PROMPT: Starting with the line containing "y.pool_src = (p.grad, idx)" and going on through the line containing "stat_bn.momentum if stat_bn.momentum", return the lines of the data below exactly, and only those.

(Stored data entries)
= Beginning of Section =

diff --git a/qwen3-tts-rust_amd/csrc/capi_ops.cpp b/qwen3-tts-rust_amd/csrc/capi_ops.cpp
--- a/qwen3-tts-rust_amd/csrc/capi_ops.cpp
+++ b/qwen3-tts-rust_amd/csrc/capi_ops.cpp
@@ -824,6 +824,21 @@
     Q3_API_END(Q3TTS_ERR)
 }
 
+int q3tts_op_codec_gemm2(q3tts_codec_gemm_desc2* d) {
+    Q3_API_BEGIN
+    require_gpu();
+    codec_gemm_run2(d);
+    return Q3TTS_OK;
+    Q3_API_END(Q3TTS_ERR)
+}
+
+int q3tts_codec_gemm_plan2(q3tts_codec_gemm_desc2* d) {
+    Q3_API_BEGIN
+    codec_gemm_plan_only2(d);
+    return Q3TTS_OK;
+    Q3_API_END(Q3TTS_ERR)
+}
+
 int q3tts_op_codec_kernel(q3tts_codec_kernel_desc* d) {
     Q3_API_BEGIN
     require_gpu();
diff --git a/qwen3-tts-rust_amd/csrc/codec.h b/qwen3-tts-rust_amd/csrc/codec.h
--- a/qwen3-tts-rust_amd/csrc/codec.h
+++ b/qwen3-tts-rust_amd/csrc/codec.h
@@ -5,6 +5,7 @@
 #include <vector>
 
 struct q3tts_codec_gemm_desc;
+struct q3tts_codec_gemm_desc2;
 struct q3tts_codec_kernel_desc;
 
 namespace q3 {
@@ -35,6 +36,8 @@
 
 void codec_gemm_run(q3tts_codec_gemm_desc* d);
 void codec_gemm_plan_only(q3tts_codec_gemm_desc* d);
+void codec_gemm_run2(q3tts_codec_gemm_desc2* d);
+void codec_gemm_plan_only2(q3tts_codec_gemm_desc2* d);
 void codec_kernel_run(q3tts_codec_kernel_desc* d);
 
 }
diff --git a/qwen3-tts-rust_amd/csrc/codec.hip b/qwen3-tts-rust_amd/csrc/codec.hip
--- a/qwen3-tts-rust_amd/csrc/codec.hip
+++ b/qwen3-tts-rust_amd/csrc/codec.hip
@@ -25,6 +25,7 @@
     int a_segT, a_skip; int o_segT; long long o_skip; int r_segT; long long r_skip;
     int a_split, o_split;
     int xcd_swizzle;
+    float* out2; int ld2; int segT2; long long skip2; int C2; const float *ea2, *ib2; int no_first;
 };
 #define SEG_NONE 0x3fffffff
 
@@ -42,13 +43,15 @@
     const float2 hi = *reinterpret_cast<const float2*>(base + ci), lo = *reinterpret_cast<const float2*>(base + g.cin + ci);
     return make_float4(hi.x, hi.y, lo.x, lo.y);
 }
-__device__ __forceinline__ void gemm_store(const GemmArgs& g, int row, int col, float v) {
+__device__ __forceinline__ void gemm_store_first(const GemmArgs& g, int row, int col, float v) {
     const size_t o = out_off(g, row, 0);
     if (!g.o_split) { g.out[o + col] = v; return; }
     _Float16* base = reinterpret_cast<_Float16*>(g.out + o);
     const _Float16 hi = (_Float16)v;
     base[col] = hi; base[g.N + col] = (_Float16)(v - (float)hi);
 }
+__device__ __forceinline__ size_t out2_off(const GemmArgs& g, int row) { return (size_t)row * g.ld2 + (size_t)seg_of(row, g.segT2) * g.skip2; }
+__device__ __forceinline__ int snake2_col(const GemmArgs& g, int col) { return g.C2 == g.N ? col : col % g.C2; }
 
 __device__ __forceinline__ float snake_sin(float x) {
     const float n = rintf(x * 0.63661977236758134f);
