def block_pool(tape, y):
    dev = y.t.device
    p_t = torch.empty((y.N, y.H // 2, y.W // 2, y.C), dtype=torch.float32, device=dev)
    idx = torch.empty((y.N, y.H // 2, y.W // 2, y.C), dtype=torch.uint8, device=dev)
    hbm_call("dn::bn_relu_pool_fwd_kernel", y.rows * y.C * 4 * 1.25 + y.rows * y.C // 4, "dn_bn_relu_pool_fwd", y.t.data_ptr(),
             y.scale.data_ptr(), y.shift.data_ptr(), y.N, y.H, y.W, y.C, p_t.data_ptr(), idx.data_ptr(), _stream())
    p = Act(p_t, y.N, y.H // 2, y.W // 2, y.C)

    def backward():
        if p.grad is None:
            return
        nblk = _lib.load().dn_reduce_blocks(p.rows, y.C)
        y.partial = torch.empty((nblk, y.C, 2), dtype=torch.float32, device=dev)
        y.partial_rows = nblk
        y.grad = y.new_like()
        y.grad_is_dz = True
        if BN_MATERIALIZE_DZ:
            hbm_call("dn::colreduce_kernel<dn::PoolBwdOp, 4>", y.rows * y.C * 4 * 2.25 + y.rows * y.C // 4, "dn_bn_relu_pool_bwd",
                     p.grad.data_ptr(), idx.data_ptr(), y.t.data_ptr(), y.mean.data_ptr(), y.invstd.data_ptr(), y.N, y.H, y.W, y.C,
                     y.grad.data_ptr(), y.partial.data_ptr(), _stream())
        else:
            hbm_call("dn::colreduce_kernel<dn::PoolBwdOp, 4>", y.rows * y.C * 4 * 1.25 + y.rows * y.C // 4, "dn_bn_relu_pool_bwd_sums",
                     p.grad.data_ptr(), idx.data_ptr(), y.t.data_ptr(), y.mean.data_ptr(), y.invstd.data_ptr(), y.N, y.H, y.W, y.C,
                     y.partial.data_ptr(), _stream())
            y.pool_src = (p.grad, idx)
        p.grad = None

    tape.push(backward)
    return p


def block_conv_act(tape, sink, pieces, layer, act, p0=0.0, p1=0.0, out_hw=None, stat_bn=None):
    a0 = pieces[0].act
    in_hw = (a0.H * (2 if pieces[0].up else 1), a0.W * (2 if pieces[0].up else 1))
    want_recip = [] if (FUSE_RECIP and act == ACT_SIGMOID_AFFINE and layer.Cout == 1 and stat_bn is None and p1 > 0) else None
    y_t, partial, prow = conv_forward(layer, pieces, act, p0, p1, out_hw=out_hw, bn_stats=stat_bn is not None, recip=want_recip)
    OH, OW = y_t.shape[1], y_t.shape[2]
    y = Act(y_t, a0.N, OH, OW, layer.Cout)
    if want_recip:
        y.recip_t = want_recip[0]
    if stat_bn is not None:
        Cn, dev = layer.Cout, y_t.device
        scratch = torch.empty((4, Cn), dtype=torch.float32, device=dev)
        _lib.call("dn_bn_finalize", partial.data_ptr(), prow, Cn, y.rows, _ptr(layer.m.bias.detach()) if layer.m.bias is not None else None,
                  stat_bn.weight.data_ptr(), stat_bn.bias.data_ptr(), stat_bn.running_mean.data_ptr(), stat_bn.running_var.data_ptr(),
                  stat_bn.momentum if stat_bn.momentum is not None else BN_MOMENTUM, stat_bn.eps, scratch[0].data_ptr(),
                  scratch[1].data_ptr(), scratch[2].data_ptr(), scratch[3].data_ptr(), _nbt_ptr(stat_bn), _stream())

    def backward():
        if y.grad is None:
            sink.put_none(layer.m.weight)
            if layer.m.bias is not None:
                sink.put_none(layer.m.bias)
            return
        g, g_src = y.grad, None
        if y.grad_borrowed:
            g_src, g, y.grad_borrowed = g, torch.empty_like(y.grad), False
        finish_db, db_partial = act_bwd(g, y_t, act, p0, p1, y.rows, layer.Cout,
                                        out=sink.dest(layer.m.bias) if layer.m.bias is not None else None, defer=True, src=g_src)

        def bias_grad():
            db = finish_db()
            if layer.m.bias is not None:
                sink.put(layer.m.bias, db)
            return db if (layer.m.bias is None or sink.dest(layer.m.bias) is None) else None

        conv_wgrad(layer, pieces, g, (OH, OW), out=sink.dest(layer.m.weight), sink=sink, first=(bias_grad, db_partial))
        conv_dgrad(layer, g, a0.N, OH, OW, pieces, in_hw)
        y.grad = None

    tape.push(backward, out=y)
    return y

= End of Section =

EXERCISE RESULT:
            y.pool_src = (p.grad, idx)
        p.grad = None

    tape.push(backward)
    return p


def block_conv_act(tape, sink, pieces, layer, act, p0=0.0, p1=0.0, out_hw=None, stat_bn=None):
    a0 = pieces[0].act
    in_hw = (a0.H * (2 if pieces[0].up else 1), a0.W * (2 if pieces[0].up else 1))
    want_recip = [] if (FUSE_RECIP and act == ACT_SIGMOID_AFFINE and layer.Cout == 1 and stat_bn is None and p1 > 0) else None
    y_t, partial, prow = conv_forward(layer, pieces, act, p0, p1, out_hw=out_hw, bn_stats=stat_bn is not None, recip=want_recip)
    OH, OW = y_t.shape[1], y_t.shape[2]
    y = Act(y_t, a0.N, OH, OW, layer.Cout)
    if want_recip:
        y.recip_t = want_recip[0]
    if stat_bn is not None:
        Cn, dev = layer.Cout, y_t.device
        scratch = torch.empty((4, Cn), dtype=torch.float32, device=dev)
        _lib.call("dn_bn_finalize", partial.data_ptr(), prow, Cn, y.rows, _ptr(layer.m.bias.detach()) if layer.m.bias is not None else None,
                  stat_bn.weight.data_ptr(), stat_bn.bias.data_ptr(), stat_bn.running_mean.data_ptr(), stat_bn.running_var.data_ptr(),
                  stat_bn.momentum if stat_bn.momentum is not None else BN_MOMENTUM, stat_bn.eps, scratch[0].data_ptr(),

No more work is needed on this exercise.